A new report claims that Apple is going to design its own batteries in-house. Sure, they’re already described as designed by the company, but this could be a whole new ballgame. And since battery life is the key performance indicator, it could be great news.
The report comes from ET News and it explains that Apple is investigating a next-generation battery technology. This is not a new development but it looks like the battery could be another component Apple will take inhouse, alongside its silicon and, one day, its iPhone modems.
It will be a big change, the report claims, seeing the development of new materials, “such as cathode and anode materials,” it says, explaining that “cathode materials are key materials that determine performance such as battery energy density, output and stability.”
The report says it is “heard that Apple is pushing for a new composition that is completely different from the previous one in order to improve performance by making cathode materials by combining raw materials such as nickel, cobalt, manganese, and aluminum.”

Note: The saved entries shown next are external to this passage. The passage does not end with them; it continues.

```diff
@@ -443,29 +462,29 @@
             },
             [&](int g) {
                 if (!AUTO) {
-#pragma unroll
-                    for (int j = 0; j < 2; ++j) {
-                        const float4 q4 =
-                            __builtin_bit_cast(float4, __builtin_amdgcn_raw_buffer_load_b128(xrs, xoff + 4096 * (2 * g + j), 0, 0));
-                        xw[2 * (2 * g + j)] = make_float2(q4.x, q4.y);
-                        xw[2 * (2 * g + j) + 1] = make_float2(q4.z, q4.w);
+                    if (g == 2) ld_x(xe, 0);
+                    if (g == 3) ld_x(xo, 1);
+                }
+            },
+            [&](auto gc) {
+                constexpr int g = decltype(gc)::value;
+                float2(&x)[4] = (g & 1) ? xo : xe;
+#pragma unroll
+                for (int j = 0; j < 4; ++j) {
+                    const int k3 = (16 - (g + 4 * j)) & 15;
+                    float2 z = v[4 * g + j];
+                    if (!AUTO) {
+                        float2 w = x[j];
+                        T[k3].x = fmaf(w.x, z.x, fmaf(w.y, z.y, T[k3].x));
+                        T[k3].y = fmaf(w.x, z.y, fmaf(-w.y, z.x, T[k3].y));
                     }
+                    P[k3] = fmaf(z.x, z.x, fmaf(z.y, z.y, P[k3]));
+                }
+                if (!AUTO && g < 2) {
+                    W4_PIN();
+                    ld_x(x, g + 2);
                 }
             });
-#pragma unroll
-        for (int k3 = 0; k3 < 16; ++k3) {
-            float2 z = v[posr16(k3)];
-            if (!AUTO) {
-                float2 w = xw[k3];
-                T[k3].x = fmaf(w.x, z.x, fmaf(w.y, z.y, T[k3].x));
-                T[k3].y = fmaf(w.x, z.y, fmaf(-w.y, z.x, T[k3].y));
-            }
-            P[k3] = fmaf(z.x, z.x, fmaf(z.y, z.y, P[k3]));
-        }
-        __builtin_amdgcn_sched_barrier(0);
-#pragma unroll
-        for (int n1 = 0; n1 < 16; ++n1) winr[n1] = winl[tid + 256 * n1];
-        __builtin_amdgcn_sched_barrier(0);
     }
     if (p.detrend && tid == 0) P[0] = 0.f;
     const int bt = bin_thread(tid);
```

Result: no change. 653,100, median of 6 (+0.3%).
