# sleepybishop/nanorq

Measured on AMD Instinct MI355X. Metric: Gbit/s encode+decode, K=8192 T=1280, higher is better.
Workload: dtype u8

## Files before the change

__graft_entry__.py:

```python
import os
import sys

ROOT = os.path.dirname(os.path.abspath(__file__))
for p in (ROOT, os.path.join(ROOT, "tests")):
    if p not in sys.path:
        sys.path.insert(0, p)


def build():
    from nanorq_amd import build as nbuild
    nbuild.build_lib(verbose=True)
    nbuild.build_emu()
    nbuild.build_planner_emu()
    nbuild.build_ingest_emu()
    nbuild.build_emit_emu()
    nbuild.build_held_emu()
    nbuild.build_rxset_emu()
    nbuild.build_rxset_lists_emu()
    nbuild.build_txset_emu()
    nbuild.build_obj_emu()
    nbuild.build_shape_emu()
    nbuild.build_tools()
    import oracle
    oracle.build()
    if os.path.isfile("/root/reference/benchmark.c"):
        import subprocess
        subprocess.run(["make", "-s", "-C", os.path.join(ROOT, "oracle"), "_ref/benchmark_hip", "_ref/encode_hip", "_ref/decode_hip"],
                       check=True)
    import nanorq_amd
    nanorq_amd.lib()
    print("build ok:", nanorq_amd.lib_path())


def smoke():
    import numpy as np
# ... 29 lines not shown
```

nanorq_amd/binding.py:

```python
import ctypes as C
import os

import numpy as np

_HERE = os.path.dirname(os.path.abspath(__file__))
_LIB = None


class NrqError(RuntimeError):
    pass


class ObjParams(C.Structure):
    _fields_ = [("F", C.c_uint64)] + [(n, C.c_uint32) for n in
                                       ("T", "Al", "Z", "N", "Kt", "ZL", "KL", "KpL", "ZS", "KS", "KpS", "NL", "TL", "NS", "TS",
                                        "flags", "max_esi")] + [("oti_common", C.c_uint64), ("oti_specific", C.c_uint32)]

    def as_dict(self):
        return {n: getattr(self, n) for n, _ in self._fields_}


class CallStats(C.Structure):
    _fields_ = [("plan_ms", C.c_double), ("host_ms", C.c_double), ("strip_bytes", C.c_uint32),
                ("lds_bytes", C.c_uint32), ("grid", C.c_uint32), ("planner", C.c_uint32),
# ... 121 lines not shown
        L.nrq_rxset_decode.argtypes = [vp, ip, u32p]
    if hasattr(L, "nrq_txset_create"):
        L.nrq_txset_create.argtypes = [vp, C.c_uint32, C.POINTER(vp)]
        L.nrq_txset_destroy.argtypes = [vp]
        L.nrq_txset_destroy.restype = None
        L.nrq_txset_attach.argtypes = [vp, C.c_uint32, vp]
        L.nrq_txset_attach_obj.argtypes = [vp, C.c_uint32, vp]
        L.nrq_txset_detach.argtypes = [vp, C.c_uint32]
        L.nrq_txset_blocks.argtypes = [vp, u32p, u32p, C.c_uint32, u32p]
        L.nrq_txset_emit.argtypes = [vp, vp, vp, C.c_uint32, vp, sz, C.c_uint32, vp]
    u8pp = C.POINTER(C.POINTER(C.c_uint8))
    L.nrq_host_kconst_build.argtypes = [C.c_uint32, u8pp, u32p]
    L.nrq_host_plan_build.argtypes = [C.c_uint32, C.c_uint32, u32p, C.POINTER(C.c_uint8), u8pp, u32p]
    L.nrq_host_free.argtypes = [vp]
    L.nrq_host_free.restype = None
    _LIB = L
    return L


PARAM_NAMES = ("Kp", "J", "S", "H", "W", "L", "P", "P1", "U", "B")
PLAN_FIELDS = ("magic status K Kp J S H W L P P1 B M npiv u nlow r2 nfree nlev nrows pipe wpr "
               "npiv_pad n_xor_ops off_ops off_pivslot off_pivcol off_wt off_lowslot off_pivx off_fbits "
               "off_mh off_freex off_hinv off_colslot off_pivof off_uslot total_bytes reserved0 reserved1 fail_site "
               "off_augt lpr aug_stride nneed need_pad off_needslot off_wneed").split()
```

There’s more detail, touching on carbon nanotubes which could be used as a conductive material to improve performance, and how silicon content could be increased to replace graphite, which would increase battery capacity and shorten charging and discharging time, it says.
Enough of the science, increased battery performance is universally to be welcomed. As devices such as phones and tablets become more capable and require faster computations that draw more power, the struggle to improve battery life continues.
The Apple Vision Pro requires an external battery to power it, attached by cable, and lasts a couple of hours, so imagine if that could be several times more efficient and allow for a smaller, lighter battery or much more screen time.
The report points out that Apple recruited a Samsung executive to work on its battery project. It also says that while the long-term aim could be for the long-predicted car, “mobile is the main target of battery development identified this time.”
That’s exciting, but there’s a sting in the tail: it won’t be ready until 2025 or later, meaning it’s the iPhone 17 or iPhone 18 that will benefit from this ground-breaking tech.